>>>>>

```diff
@@ -1182,13 +1219,14 @@
         obs_block<128, true, true, false>(q, obs, final_obs, rb, reinterpret_cast<uint32_t *>(dyn));
 }
 
-template <int N, int KMAX, bool WIDE, int T>
+template <int N, int KMAX, bool WIDE, int T, int PL = 1>
 __device__ __forceinline__ void fear_block(const Params &p, uint32_t bid) {
-    using Cfg = V2Cfg<N, KMAX, true, WIDE, false, T>;
-    using Sh = V2Shared<N, KMAX, true, WIDE, false, T>;
+    using Cfg = V2Cfg<N, KMAX, true, WIDE, false, T, PL>;
+    using Sh = V2Shared<N, KMAX, true, WIDE, false, T, PL>;
     constexpr int BE = Cfg::BE;
     __shared__ Sh sh;
     __shared__ double xfear[KMAX][BE];
+    static_assert(sizeof(Sh) + sizeof(double) * KMAX * BE <= 48 * 1024, "fear_block: static LDS");
     extern __shared__ __attribute__((aligned(16))) uint8_t dyn[];
     uint32_t *ctab = reinterpret_cast<uint32_t *>(dyn + p.ctab_off);
     double *resp_s = reinterpret_cast<double *>(dyn + p.resp_off);
@@ -1199,6 +1237,7 @@
     const int nenv = (int)min((int64_t)BE, p.e_end - e0);
     const int K = p.K;
     STEP_STAMP(8);
+    FEAR_GRID_STAMP(0, wall_clock64());
     const int el = tid % BE, ka = tid / BE;
     const bool live = ka < KMAX && ka < K && el < nenv, tail = tid < nenv;
     int pos[N], act[N], rew[MAXN];
@@ -1238,6 +1277,7 @@
     STEP_STAMP(10);
     const int nb_end = sh.nbase, ntask = nb_end + 16 * sh.ngroup;
     if (tid == 0 && p.sims && ntask) atomicAdd(p.sims, (unsigned long long)ntask);
+    FEAR_GRID_STAMP(2, (unsigned long long)ntask);
     for (int ti = tid; ti < ntask; ti += T) fear_task<N, KMAX>(p, sh, fear_task_at(sh, ti, nb_end), okv);
     __syncthreads();
     STEP_STAMP(11);
@@ -1277,13 +1317,26 @@
         ct.v[5] = np_sum_small(shaped, K);
     }
     STEP_STAMP(12);
-    block_stats<T, ST_F64_FEAR, 0u>(p, ct, sh.red, tid, p.stats_row0 + e0 / BE);
+    if constexpr (PL == 1)
+        block_stats<T, ST_F64_FEAR, 0u>(p, ct, sh.red, tid, p.stats_row0 + e0 / BE);
+    else
+        pooled_stats<PL, ST_F64_FEAR, 0u>(p, ct, sh.red, tid, p.stats_row0 + e0 / (BE / PL), (nenv + 63) / 64);
     STEP_STAMP(13);
+    FEAR_GRID_STAMP(1, wall_clock64());
 }
 
 template <int N, int KMAX, bool WIDE>
 __global__ void __launch_bounds__(WIDE ? GW_FEAR_T : 128) fear_v2(Params p) {
     fear_block<N, KMAX, WIDE, WIDE ? GW_FEAR_T : 128>(p, blockIdx.x);
+}
+
+template <int N, int KMAX>
+constexpr bool FEAR_POOLABLE = GW_FEAR_POOL > 1 && GW_FEAR_T == 256 && GW_FEAR_T * GW_FEAR_POOL <= 1024 &&
+                               V2Cfg<N, KMAX, true, true>::BE == 64;
+
+template <int N, int KMAX>
+__global__ void __launch_bounds__(GW_FEAR_T * GW_FEAR_POOL) fear_v2_pool(Params p) {
+    fear_block<N, KMAX, true, GW_FEAR_T * GW_FEAR_POOL, GW_FEAR_POOL>(p, blockIdx.x);
 }
 
 template <int N, int KMAX, bool WIDE>
@@ -1564,6 +1617,8 @@
     uint32_t *roadbits = nullptr;
     bool fear_wide = true;
     bool fear_wide_fixed = false;
+    int fear_pool = -1;
+    int num_cus = 256;
     hipStream_t aux = nullptr;
     std::vector<hipEvent_t> sync_ev;
     bool obs_async = false;
@@ -1850,6 +1905,12 @@
     });
 }
 
+template <int N, int KMAX, bool WIDE>
+bool fear_pooled(const Env *env, int64_t count) {
+    if (!WIDE || !gw::FEAR_POOLABLE<N, KMAX> || env->fear_pool == 0) return false;
+    return env->fear_pool > 0 || count >= (int64_t)64 * GW_FEAR_POOL * env->num_cus;
+}
+
 hipError_t launch_fear(const Env *env, const gw::Params &p0, hipStream_t s, const gw::PatchArgs *a = nullptr) {
     gw::Params p = p0;
     const size_t dyn = fear_lds(p);
@@ -1865,6 +1926,10 @@
             const unsigned nrx = (unsigned)((a->E * a->P + 255) / 256);
             gw_launch((gw::fear_rows_kernel<N, KMAX, WIDE>), dim3(nfear + nrx * (unsigned)a->K), dim3(128),
                       std::max(dyn, sizeof(float4) * 2 * 64 * 4), s, p, *a, nfear, nrx);
+        } else if (fear_pooled<N, KMAX, WIDE>(env, count)) {
+            if constexpr (WIDE && gw::FEAR_POOLABLE<N, KMAX>)
+                gw_launch((gw::fear_v2_pool<N, KMAX>), dim3((unsigned)ceil_div(count, be.fear * GW_FEAR_POOL)),
+                          dim3(GW_FEAR_T * GW_FEAR_POOL), dyn, s, p);
         } else {
             gw_launch((gw::fear_v2<N, KMAX, WIDE>), dim3(nfear), dim3(WIDE ? GW_FEAR_T : 128), dyn,
                       s, p);
@@ -2392,6 +2457,10 @@
         if (fb && std::strcmp(fb, "wide") == 0) env->fear_wide = true;
         if (fb && std::strcmp(fb, "narrow") == 0) env->fear_wide = false;
         env->fear_wide_fixed = fb != nullptr;
+        if (fb && (std::strcmp(fb, "pool") == 0 || std::strcmp(fb, "wide64") == 0)) {
+            env->fear_wide = true;
+            env->fear_pool = std::strcmp(fb, "pool") == 0 ? 1 : 0;
+        }
         int be_def = std::max(1, 4096 / std::max(1, K * HW));
         if (defer_fear(env)) be_def *= 2;
         env->obs_be = std::max(1, std::min(8, be_def));
@@ -2408,6 +2477,8 @@
         return s;
     };
     if (hipSetDevice(device) != hipSuccess) return cleanup(fail(GW_ERR_HIP, "hipSetDevice failed"));
+    if (hipDeviceGetAttribute(&env->num_cus, hipDeviceAttributeMultiprocessorCount, device) != hipSuccess || env->num_cus <= 0)
+        return cleanup(fail(GW_ERR_HIP, "hipDeviceGetAttribute(multiprocessor count) failed"));
     const size_t E = (size_t)env->E;
     gw_status st = GW_OK;
     if ((st = dalloc(env, &env->okmask, HW)) || (st = dalloc(env, &env->policy, HW)) ||
@@ -2559,6 +2630,11 @@
     return hipMemcpyFromSymbol(out, HIP_SYMBOL(gw::g_step_clk), sizeof(unsigned long long) * 64 * 16) == hipSuccess
                ? 0 : -1;
 }
+int gw_fear_debug_grid(unsigned long long *out, int64_t nblocks) {
+    if (nblocks < 0 || nblocks > gw::FEAR_GRID_MAX) return -1;
+    return hipMemcpyFromSymbol(out, HIP_SYMBOL(gw::g_fear_grid), sizeof(unsigned long long) * 4 * (size_t)nblocks) == hipSuccess
+               ? 0 : -1;
+}
 #endif
 
 gw_status gw_profile_spans(void *handle, double *out, int64_t cap, int64_t *n_spans) {
@@ -2858,6 +2934,15 @@
     return env ? env->mode : -1;
 }
 
+int gw_fear_pooled(void *handle) {
+    const Env *env = static_cast<const Env *>(handle);
+    if (!env) return -1;
+    if (!defer_fear(env)) return 0;
+    return with_variant(env, 0, [&](auto n, auto kmax, auto wide) {
+        return (int)fear_pooled<decltype(n)::value, decltype(kmax)::value, decltype(wide)::value>(env, env->E);
+    });
+}
+
 gw_status gw_dims(void *handle, int64_t out[5]) {
     Env *env = static_cast<Env *>(handle);
     if (!env || !out) return fail(GW_ERR_ARG, "null argument");
```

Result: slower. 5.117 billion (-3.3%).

<<<<<

Your instructions = Collect each line above holding the string "strcmp".

Expected answer =
         if (fb && std::strcmp(fb, "wide") == 0) env->fear_wide = true;
         if (fb && std::strcmp(fb, "narrow") == 0) env->fear_wide = false;
+        if (fb && (std::strcmp(fb, "pool") == 0 || std::strcmp(fb, "wide64") == 0)) {
+            env->fear_pool = std::strcmp(fb, "pool") == 0 ? 1 : 0;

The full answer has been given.